▶ [What you have to do] Some of the lines below need repeating. Reproduce exactly those between the lines holding "u1, Fr, S, dtype, stream);" and "nb : 4096);", inclusive.

Stored data entries

--------------------

+template <bool STATS>
 __global__ __launch_bounds__(256, 2) void conv2_dgrad_kernel(const bf16_t* __restrict__ du2, const bf16_t* __restrict__ w,
                                                              const bf16_t* __restrict__ u1, const float* __restrict__ bnp,
-                                                             bf16_t* __restrict__ dz1, long Mi, int H, int W, int Ho,
+                                                             bf16_t* __restrict__ dz1, double* __restrict__ st_s1,
+                                                             double* __restrict__ st_s2, long Mi, int H, int W, int Ho,
                                                              int Wo, int ngroups) {
     __shared__ bf16_t wt[9 * 32 * 64];
+    __shared__ float sacc[STATS ? 16 * 256 : 1];
     const int tid = threadIdx.x, lane = tid & 63, wave = tid >> 6;
     const int r = lane & 15, g = lane >> 4;
+    if constexpr (STATS) {
+#pragma unroll
+        for (int j = 0; j < 16; ++j) sacc[j * 256 + tid] = 0.f;
+    }
     for (int i = tid; i < 64 * 36; i += 256) {
         const int co = i / 36, k8 = (i % 36) * 8;
         const bf16x8 v = ld_frag(w + co * 288 + k8);
@@ -278,8 +375,31 @@
                     o[j] = (bf16_t)(z > 0.f ? acc[j >> 2][j & 3] : 0.f);
                 }
                 *reinterpret_cast<bf16x8*>(dz1 + m * 32 + 8 * g) = o;
+                if constexpr (STATS) {
+                    float rs[8];
+                    load8(bnp + 32 + 8 * g, rs);
+#pragma unroll
+                    for (int j = 0; j < 8; ++j) {
+                        const float d = (float)o[j];
+                        lds_add(sacc + j * 256 + tid, d);
+                        lds_add(sacc + (8 + j) * 256 + tid, d * ((float)uraw[j] - mu[j]) * rs[j]);
+                    }
+                }
             }
             }
+        }
+    }
+    if constexpr (STATS) {
+        __syncthreads();
+        if (tid < 64) {
+            const int a = tid >> 5, c = tid & 31;
+            const float* slots = sacc + (a * 8 + (c & 7)) * 256 + (c >> 3) * 16;
+            float t = 0.f;
+            for (int wv = 0; wv < 4; ++wv)
+#pragma unroll
+                for (int k = 0; k < 16; ++k) t += slots[wv * 64 + k];
+            const long rep = (long)(blockIdx.x % ISTVT_STAT_REPLICAS) * 2 * 32;
+            atomicAdd((a ? st_s2 : st_s1) + rep + c, (double)t);
         }
     }
 }
@@ -549,6 +669,30 @@
     return istvt_check_launch();
 }
 
+extern "C" int istvt_bn_stats(const void* x, double* sum, double* sumsq, long M, int C, int dtype, hipStream_t stream);
+extern "C" int istvt_bn_bwd_stats(const void* dz, const void* u, const float* bnp, double* s1, double* s2, long M, int C,
+                                  int dtype, hipStream_t stream);
+static bool conv_stats_fused() {
+    static const bool on = [] { const char* v = getenv("ISTVT_CONV_STATS_FUSED"); return !(v && atoi(v) == 0); }();
+    return on;
+}
+
+extern "C" int istvt_conv1_fwd_stats(const float* x, const float* w, void* u1, double* sum, double* sumsq, int Fr, int S,
+                                     int dtype, hipStream_t stream) {
+    if (Fr <= 0 || S < 3 || !sum || !sumsq) return ISTVT_ERR_SHAPE;
+    const int Ho = (S - 3) / 2 + 1;
+    const long Mo = (long)Fr * Ho * Ho;
+    if (!conv_stats_fused()) {
+        const int rc = istvt_conv1_fwd(x, w, u1, Fr, S, dtype, stream);
+        return rc != ISTVT_OK ? rc : istvt_bn_stats(u1, sum, sumsq, Mo, 32, dtype, stream);
+    }
+    const long nb = (Mo + 255) / 256;
+    const int grid = (int)(nb < 4096 ? nb : 4096);
+    DISPATCH_DTYPE(dtype, hipLaunchKernelGGL((conv1_fwd_stats_kernel<T>), dim3(grid), dim3(256), 0, stream, x, w, (T*)u1,
+                                             sum, sumsq, Mo, S, Ho, Ho, nb));
+    return istvt_check_launch();
+}
+
 static inline bool u8_view_args_ok(const void* x, long total, int Hs, int Ws, const float* mean, const float* stdv, int Fr,
                                    int S) {
     if (Fr <= 0 || S < 3 || !x || !mean || !stdv) return false;
@@ -595,29 +739,65 @@
     return conv1_u8_launch<Conv1Col>(x, total, Hs, Ws, view, mean, stdv, nullptr, col, Fr, S, dtype, stream);
 }
 
-extern "C" int istvt_conv2_fwd(const void* u1, const float* bnp, const void* w, void* u2, int Fr, int H, int W,
-                               hipStream_t stream) {
+static int conv2_fwd_launch(const void* u1, const float* bnp, const void* w, void* u2, double* sum, double* sumsq, int Fr,
+                            int H, int W, hipStream_t stream) {
     if (Fr <= 0 || H < 3 || W < 3 || !bnp) return ISTVT_ERR_SHAPE;
     const int Ho = H - 2, Wo = W - 2;
     const long Mo = (long)Fr * Ho * Wo;
     if (Mo / 16 + 1 > 0x7fffffffL) return ISTVT_ERR_SHAPE;
     const int ngroups = (int)((Mo + 15) / 16);
     const long items = (long)Fr * ((Wo + 15) / 16) * ((Ho + 8) / 9);
-    hipLaunchKernelGGL(conv2_fwd_kernel, dim3(wave_grid((int)(items < 0x7fffffffL ? items : 0x7fffffffL), 2)), dim3(256), 0, stream, (const bf16_t*)u1, bnp,
-                       (const bf16_t*)w, (bf16_t*)u2, Mo, H, W, Ho, Wo, ngroups);
+    const dim3 grid(wave_grid((int)(items < 0x7fffffffL ? items : 0x7fffffffL), 2));
+    if (sum)
+        hipLaunchKernelGGL(conv2_fwd_kernel<true>, grid, dim3(256), 0, stream, (const bf16_t*)u1, bnp, (const bf16_t*)w,
+                           (bf16_t*)u2, sum, sumsq, Mo, H, W, Ho, Wo, ngroups);
+    else
+        hipLaunchKernelGGL(conv2_fwd_kernel<false>, grid, dim3(256), 0, stream, (const bf16_t*)u1, bnp, (const bf16_t*)w,
+                           (bf16_t*)u2, nullptr, nullptr, Mo, H, W, Ho, Wo, ngroups);
     return istvt_check_launch();
 }
 
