# menickname/waafle

Hardware: AMD Instinct MI355X
Metric: contigs scored/sec + k2 clade-pair evals/sec at 1/2/4/8 MI355X vs CPU ref (higher is better)
Workload: dtype f64

## Files before the change

waafle_amd/csrc/wf_device.h:

```cpp
#pragma once
#include "wf_internal.h"

#include "waafle_hip.h"
#include "wf_lanes.h"

namespace wf {

namespace {


constexpr uint64_t kKeyPad = ~0ull;

#include "wf_stamps.h"
constexpr int kLocVirtual = 0xFFFF;

__device__ __forceinline__ void note_ppot(const KArgs& K, int c, int iteration, int Pp) {
  if (!K.ppot || Pp < 2) return;
  const uint64_t old = (uint64_t)K.ppot[c];
  if (iteration > (int)(old >> 40))
    K.ppot[c] = (int64_t)(((uint64_t)iteration << 40) | ((old & ((1ull << 40) - 1ull)) + (uint64_t)Pp));
}

__device__ __forceinline__ bool e2_no_option(const KArgs& K, int c, int iteration, int64_t pair_evals, bool root,
                                             int32_t* pend) {
// ... 309 lines not shown
    a7 = a6; a6 = a5; a5 = a4; a4 = a3; a3 = a2; a2 = a1; a1 = a0; a0 = v;
    pop();
    --sp;
    while (sp > 0) {
      if (ss[0] == 1) {
        int h = sl[0] / 2;
        h -= h % 8;
        ss[0] = 2;
        push(so[0] + h, sl[0] - h);
        ++sp;
        break;
      }
      a0 = a1 + a0;
      a1 = a2; a2 = a3; a3 = a4; a4 = a5; a5 = a6; a6 = a7;
      pop();
      --sp;
    }
  }
  return a0;
}

template <class F>
__device__ __forceinline__ double np_sum(int n, F f) {
  if (n <= kLeafMax) return 0.0 + serial_block(0, n, f);
  double total = 0.0;
  for (int o = 0; o < n; o += kNpyBuf) total += serial_pairwise(o, min(kNpyBuf, n - o), f);
  return total;
}


struct Contig {
  int64_t h0, l0, mbase;
  int H, G;
  int *loc_lo, *loc_len, *loc_st, *leaf_off;
  int *loc_grp, *loc_steps, *sched_off;
  uint64_t* sched;
  int4* leaves;
  int *alo, *ahi, *ahit, *aloc, *acl;
  double* asc;
  uint64_t* maxes;
  int *ign, *um;
  uint64_t* keys;
  int *seg_start, *seg_cl, *cl_id, *pot, *mem1, *mem2, *sorder;
  double* S;
  uint64_t* mask;
  unsigned *bm1, *bm2;
  uint8_t* best_syn;
  char* xws = nullptr;
  int64_t xcap = 0;
  int* sib_of = nullptr;
  uint64_t* hm = nullptr;
};

struct SumStack {
  double s0 = 0.0, s1 = 0.0, s2 = 0.0, s3 = 0.0, s4 = 0.0, s5 = 0.0, s6 = 0.0, s7 = 0.0;
  __device__ __forceinline__ void push(double v) {
    s7 = s6; s6 = s5; s5 = s4; s4 = s3; s3 = s2; s2 = s1; s1 = s0; s0 = v;
  }
  __device__ __forceinline__ void add_top() {
    s0 = s1 + s0;
    s1 = s2; s2 = s3; s3 = s4; s4 = s5; s5 = s6; s6 = s7;
  }
};

__device__ __forceinline__ double seqsum(double v, int cnt) {
  double r = 0.0;
  for (int i = 0; i < cnt; ++i) r += v;
  return r;
}

__device__ __forceinline__ double leaf_tree(double r0, double r1, double r2, double r3, double r4,
                                            double r5, double r6, double r7) {
  return ((r0 + r1) + (r2 + r3)) + ((r4 + r5) + (r6 + r7));
}

__device__ __forceinline__ int below(int base, int bound, int m) {
  const int d = bound - base;
  return d <= 0 ? 0 : min(m, (d + 7) >> 3);
}

constexpr int kThreadLeaves = 32;
constexpr int kE2Seg = 320;
constexpr int kE2MaxG = 63;
constexpr int kPruneMax = 64;

constexpr double kEnvSlack = 2e-12;
template <class Rg, class Sc>
__device__ __forceinline__ double env_integral(Rg range, Sc score, int kb, int ke, int len, double& best) {
  double acc = 0.0;
  best = 0.0;
  for (int p = 0; p < len;) {
    int nx = len;
    double val = 0.0;
    for (int q = kb; q < ke; ++q) {
      int l, h;
      range(q, l, h);
      if (l >= h) continue;
      if (l <= p && p < h) {
        const double s = score(q);
        val = s > val ? s : val;
        nx = h < nx ? h : nx;
      } else if (l > p) {
        nx = l < nx ? l : nx;
      }
    }
    best = val > best ? val : best;
    acc += val * (double)(nx - p);
    p = nx;
  }
  return acc / (double)len;
}
__device__ __forceinline__ double marker_ub(double v) { return -1.0 - v; }
__device__ __forceinline__ double marker_lb(double v) {
  const double ub = -1.0 - v;
  const double lb = ub * (1.0 - 5e-12) - 4.5e-16 * (1.0 + ub);
  return lb > 0.0 ? lb : 0.0;
}

__device__ __forceinline__ bool attaches(const DevParams& P, int qlo, int qhi, int hs, int l1,
                                         int len, int lst) {
  if (P.stranded && hs != lst) return false;
  const int l2 = l1 + len - 1;
  if (l1 > qhi || qlo > l2) return 0.0 >= P.min_overlap;
  const int ov = min(qhi, l2) - max(qlo, l1) + 1;
  const int den = min(qhi - qlo + 1, l2 - l1 + 1);
  if (ov == den) return 1.0 >= P.min_overlap;
  const double t = (double)den * P.min_overlap;
  if ((double)ov > t + fabs(t) * 1e-9) return true;
  if ((double)ov < t - fabs(t) * 1e-9) return false;
  return (double)ov / (double)den >= P.min_overlap;
}

__device__ __forceinline__ double run_leaf(int lo, int hi, double v, int st, int ln) {
  const int m = ln >> 3, be = st + (m << 3);
  hi = max(hi, lo);
  double res = 0.0;
  if (m > 0) {
    int k[8], kmin = m;
#pragma unroll
    for (int c = 0; c < 8; ++c) {
      k[c] = below(st + c, hi, m) - below(st + c, lo, m);
      kmin = min(kmin, k[c]);
    }
    double s0 = 0.0;
    for (int i = 0; i < kmin; ++i) s0 += v;
    const double s1 = s0 + v, s2 = s1 + v;
    double r[8];
#pragma unroll
    for (int c = 0; c < 8; ++c) r[c] = k[c] == kmin ? s0 : (k[c] == kmin + 1 ? s1 : s2);
    res = leaf_tree(r[0], r[1], r[2], r[3], r[4], r[5], r[6], r[7]);
  }
  for (int x = be; x < st + ln; ++x) res += (x >= lo && x < hi) ? v : 0.0;
  return res;
}

template <class F>
__device__ __forceinline__ double np_sum_seq(int n, F next) {
  if (n < 8) {
    double r = 0.0;
    for (int i = 0; i < n; ++i) r += next();
    return r;
  }
  double r0 = next(), r1 = next(), r2 = next(), r3 = next();
  double r4 = next(), r5 = next(), r6 = next(), r7 = next();
  int i = 8;
  const int m = n - (n & 7);
// ... 1339 lines not shown
```

waafle_amd/csrc/wf_sparse.h:

```cpp
constexpr int kSpCls = 128;
constexpr int kSpPairs = 128;
constexpr int kSpMemG = 2048;
constexpr int kSpParG = 4096;
constexpr int kSpDense = 16384;
constexpr int kSpWin = 256;
constexpr int kSpMaxG = 63;
constexpr int kSpP1 = 8;
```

--------------------

▶ [Expected answer]
+        const int rc = istvt_conv1_fwd(x, w, u1, Fr, S, dtype, stream);
+        return rc != ISTVT_OK ? rc : istvt_bn_stats(u1, sum, sumsq, Mo, 32, dtype, stream);
+    }
+    const long nb = (Mo + 255) / 256;
+    const int grid = (int)(nb < 4096 ? nb : 4096);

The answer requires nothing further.